Exercise instructions
Every record must appear in your reply exactly as written.
○ ○ ○ ○
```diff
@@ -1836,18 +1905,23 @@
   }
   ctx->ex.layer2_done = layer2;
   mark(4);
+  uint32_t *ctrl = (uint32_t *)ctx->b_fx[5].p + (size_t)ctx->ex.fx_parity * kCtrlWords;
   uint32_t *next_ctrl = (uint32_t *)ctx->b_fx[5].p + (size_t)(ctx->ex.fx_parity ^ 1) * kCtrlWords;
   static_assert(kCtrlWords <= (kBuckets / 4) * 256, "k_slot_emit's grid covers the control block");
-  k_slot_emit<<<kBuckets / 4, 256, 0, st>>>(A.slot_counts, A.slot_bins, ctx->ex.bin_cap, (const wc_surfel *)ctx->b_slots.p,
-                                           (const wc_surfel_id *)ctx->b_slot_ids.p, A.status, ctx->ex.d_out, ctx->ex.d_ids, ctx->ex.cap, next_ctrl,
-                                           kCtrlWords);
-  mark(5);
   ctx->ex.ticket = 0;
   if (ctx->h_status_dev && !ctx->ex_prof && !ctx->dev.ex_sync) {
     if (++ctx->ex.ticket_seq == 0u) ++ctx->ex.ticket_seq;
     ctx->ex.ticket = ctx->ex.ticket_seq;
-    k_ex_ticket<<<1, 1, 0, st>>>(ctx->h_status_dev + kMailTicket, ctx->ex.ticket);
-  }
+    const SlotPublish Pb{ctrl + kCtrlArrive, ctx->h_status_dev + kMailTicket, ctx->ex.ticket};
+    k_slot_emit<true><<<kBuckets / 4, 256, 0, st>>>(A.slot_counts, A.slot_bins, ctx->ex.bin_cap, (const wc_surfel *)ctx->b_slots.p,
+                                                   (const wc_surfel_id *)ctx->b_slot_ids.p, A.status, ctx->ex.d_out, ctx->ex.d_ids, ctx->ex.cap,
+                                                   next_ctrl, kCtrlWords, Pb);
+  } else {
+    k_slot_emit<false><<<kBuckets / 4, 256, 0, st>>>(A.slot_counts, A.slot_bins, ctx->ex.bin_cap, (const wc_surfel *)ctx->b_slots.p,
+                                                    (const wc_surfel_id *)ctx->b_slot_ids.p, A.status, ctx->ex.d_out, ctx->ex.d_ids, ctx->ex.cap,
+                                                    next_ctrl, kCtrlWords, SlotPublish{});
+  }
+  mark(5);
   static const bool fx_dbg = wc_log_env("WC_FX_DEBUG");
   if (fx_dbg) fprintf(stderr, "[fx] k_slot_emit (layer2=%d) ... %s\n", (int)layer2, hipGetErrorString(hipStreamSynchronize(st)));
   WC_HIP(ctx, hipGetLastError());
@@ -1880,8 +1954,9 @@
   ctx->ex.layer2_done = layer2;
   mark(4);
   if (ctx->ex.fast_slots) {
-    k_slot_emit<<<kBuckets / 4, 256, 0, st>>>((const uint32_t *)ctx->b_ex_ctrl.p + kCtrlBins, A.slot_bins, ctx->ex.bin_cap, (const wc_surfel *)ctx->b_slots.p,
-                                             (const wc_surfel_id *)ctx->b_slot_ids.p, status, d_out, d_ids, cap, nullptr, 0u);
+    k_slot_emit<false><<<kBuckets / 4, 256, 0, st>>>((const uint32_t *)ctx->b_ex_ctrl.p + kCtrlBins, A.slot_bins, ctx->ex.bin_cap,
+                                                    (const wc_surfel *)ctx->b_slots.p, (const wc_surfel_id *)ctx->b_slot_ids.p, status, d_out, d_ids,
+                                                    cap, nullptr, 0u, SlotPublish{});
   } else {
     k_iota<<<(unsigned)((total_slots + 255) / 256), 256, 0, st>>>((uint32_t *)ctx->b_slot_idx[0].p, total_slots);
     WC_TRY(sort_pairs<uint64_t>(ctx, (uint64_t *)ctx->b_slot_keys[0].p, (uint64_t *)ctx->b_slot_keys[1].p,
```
○ ○ ○ ○
Expected answer
```diff
@@ -1836,18 +1905,23 @@
   }
   ctx->ex.layer2_done = layer2;
   mark(4);
+  uint32_t *ctrl = (uint32_t *)ctx->b_fx[5].p + (size_t)ctx->ex.fx_parity * kCtrlWords;
   uint32_t *next_ctrl = (uint32_t *)ctx->b_fx[5].p + (size_t)(ctx->ex.fx_parity ^ 1) * kCtrlWords;
   static_assert(kCtrlWords <= (kBuckets / 4) * 256, "k_slot_emit's grid covers the control block");
-  k_slot_emit<<<kBuckets / 4, 256, 0, st>>>(A.slot_counts, A.slot_bins, ctx->ex.bin_cap, (const wc_surfel *)ctx->b_slots.p,
-                                           (const wc_surfel_id *)ctx->b_slot_ids.p, A.status, ctx->ex.d_out, ctx->ex.d_ids, ctx->ex.cap, next_ctrl,
-                                           kCtrlWords);
-  mark(5);
   ctx->ex.ticket = 0;
   if (ctx->h_status_dev && !ctx->ex_prof && !ctx->dev.ex_sync) {
     if (++ctx->ex.ticket_seq == 0u) ++ctx->ex.ticket_seq;
     ctx->ex.ticket = ctx->ex.ticket_seq;
-    k_ex_ticket<<<1, 1, 0, st>>>(ctx->h_status_dev + kMailTicket, ctx->ex.ticket);
-  }
+    const SlotPublish Pb{ctrl + kCtrlArrive, ctx->h_status_dev + kMailTicket, ctx->ex.ticket};
+    k_slot_emit<true><<<kBuckets / 4, 256, 0, st>>>(A.slot_counts, A.slot_bins, ctx->ex.bin_cap, (const wc_surfel *)ctx->b_slots.p,
+                                                   (const wc_surfel_id *)ctx->b_slot_ids.p, A.status, ctx->ex.d_out, ctx->ex.d_ids, ctx->ex.cap,
+                                                   next_ctrl, kCtrlWords, Pb);
+  } else {
+    k_slot_emit<false><<<kBuckets / 4, 256, 0, st>>>(A.slot_counts, A.slot_bins, ctx->ex.bin_cap, (const wc_surfel *)ctx->b_slots.p,
+                                                    (const wc_surfel_id *)ctx->b_slot_ids.p, A.status, ctx->ex.d_out, ctx->ex.d_ids, ctx->ex.cap,
+                                                    next_ctrl, kCtrlWords, SlotPublish{});
+  }
+  mark(5);
   static const bool fx_dbg = wc_log_env("WC_FX_DEBUG");
   if (fx_dbg) fprintf(stderr, "[fx] k_slot_emit (layer2=%d) ... %s\n", (int)layer2, hipGetErrorString(hipStreamSynchronize(st)));
   WC_HIP(ctx, hipGetLastError());
@@ -1880,8 +1954,9 @@
   ctx->ex.layer2_done = layer2;
   mark(4);
   if (ctx->ex.fast_slots) {
-    k_slot_emit<<<kBuckets / 4, 256, 0, st>>>((const uint32_t *)ctx->b_ex_ctrl.p + kCtrlBins, A.slot_bins, ctx->ex.bin_cap, (const wc_surfel *)ctx->b_slots.p,
-                                             (const wc_surfel_id *)ctx->b_slot_ids.p, status, d_out, d_ids, cap, nullptr, 0u);
+    k_slot_emit<false><<<kBuckets / 4, 256, 0, st>>>((const uint32_t *)ctx->b_ex_ctrl.p + kCtrlBins, A.slot_bins, ctx->ex.bin_cap,
+                                                    (const wc_surfel *)ctx->b_slots.p, (const wc_surfel_id *)ctx->b_slot_ids.p, status, d_out, d_ids,
+                                                    cap, nullptr, 0u, SlotPublish{});
   } else {
     k_iota<<<(unsigned)((total_slots + 255) / 256), 256, 0, st>>>((uint32_t *)ctx->b_slot_idx[0].p, total_slots);
     WC_TRY(sort_pairs<uint64_t>(ctx, (uint64_t *)ctx->b_slot_keys[0].p, (uint64_t *)ctx->b_slot_keys[1].p,
```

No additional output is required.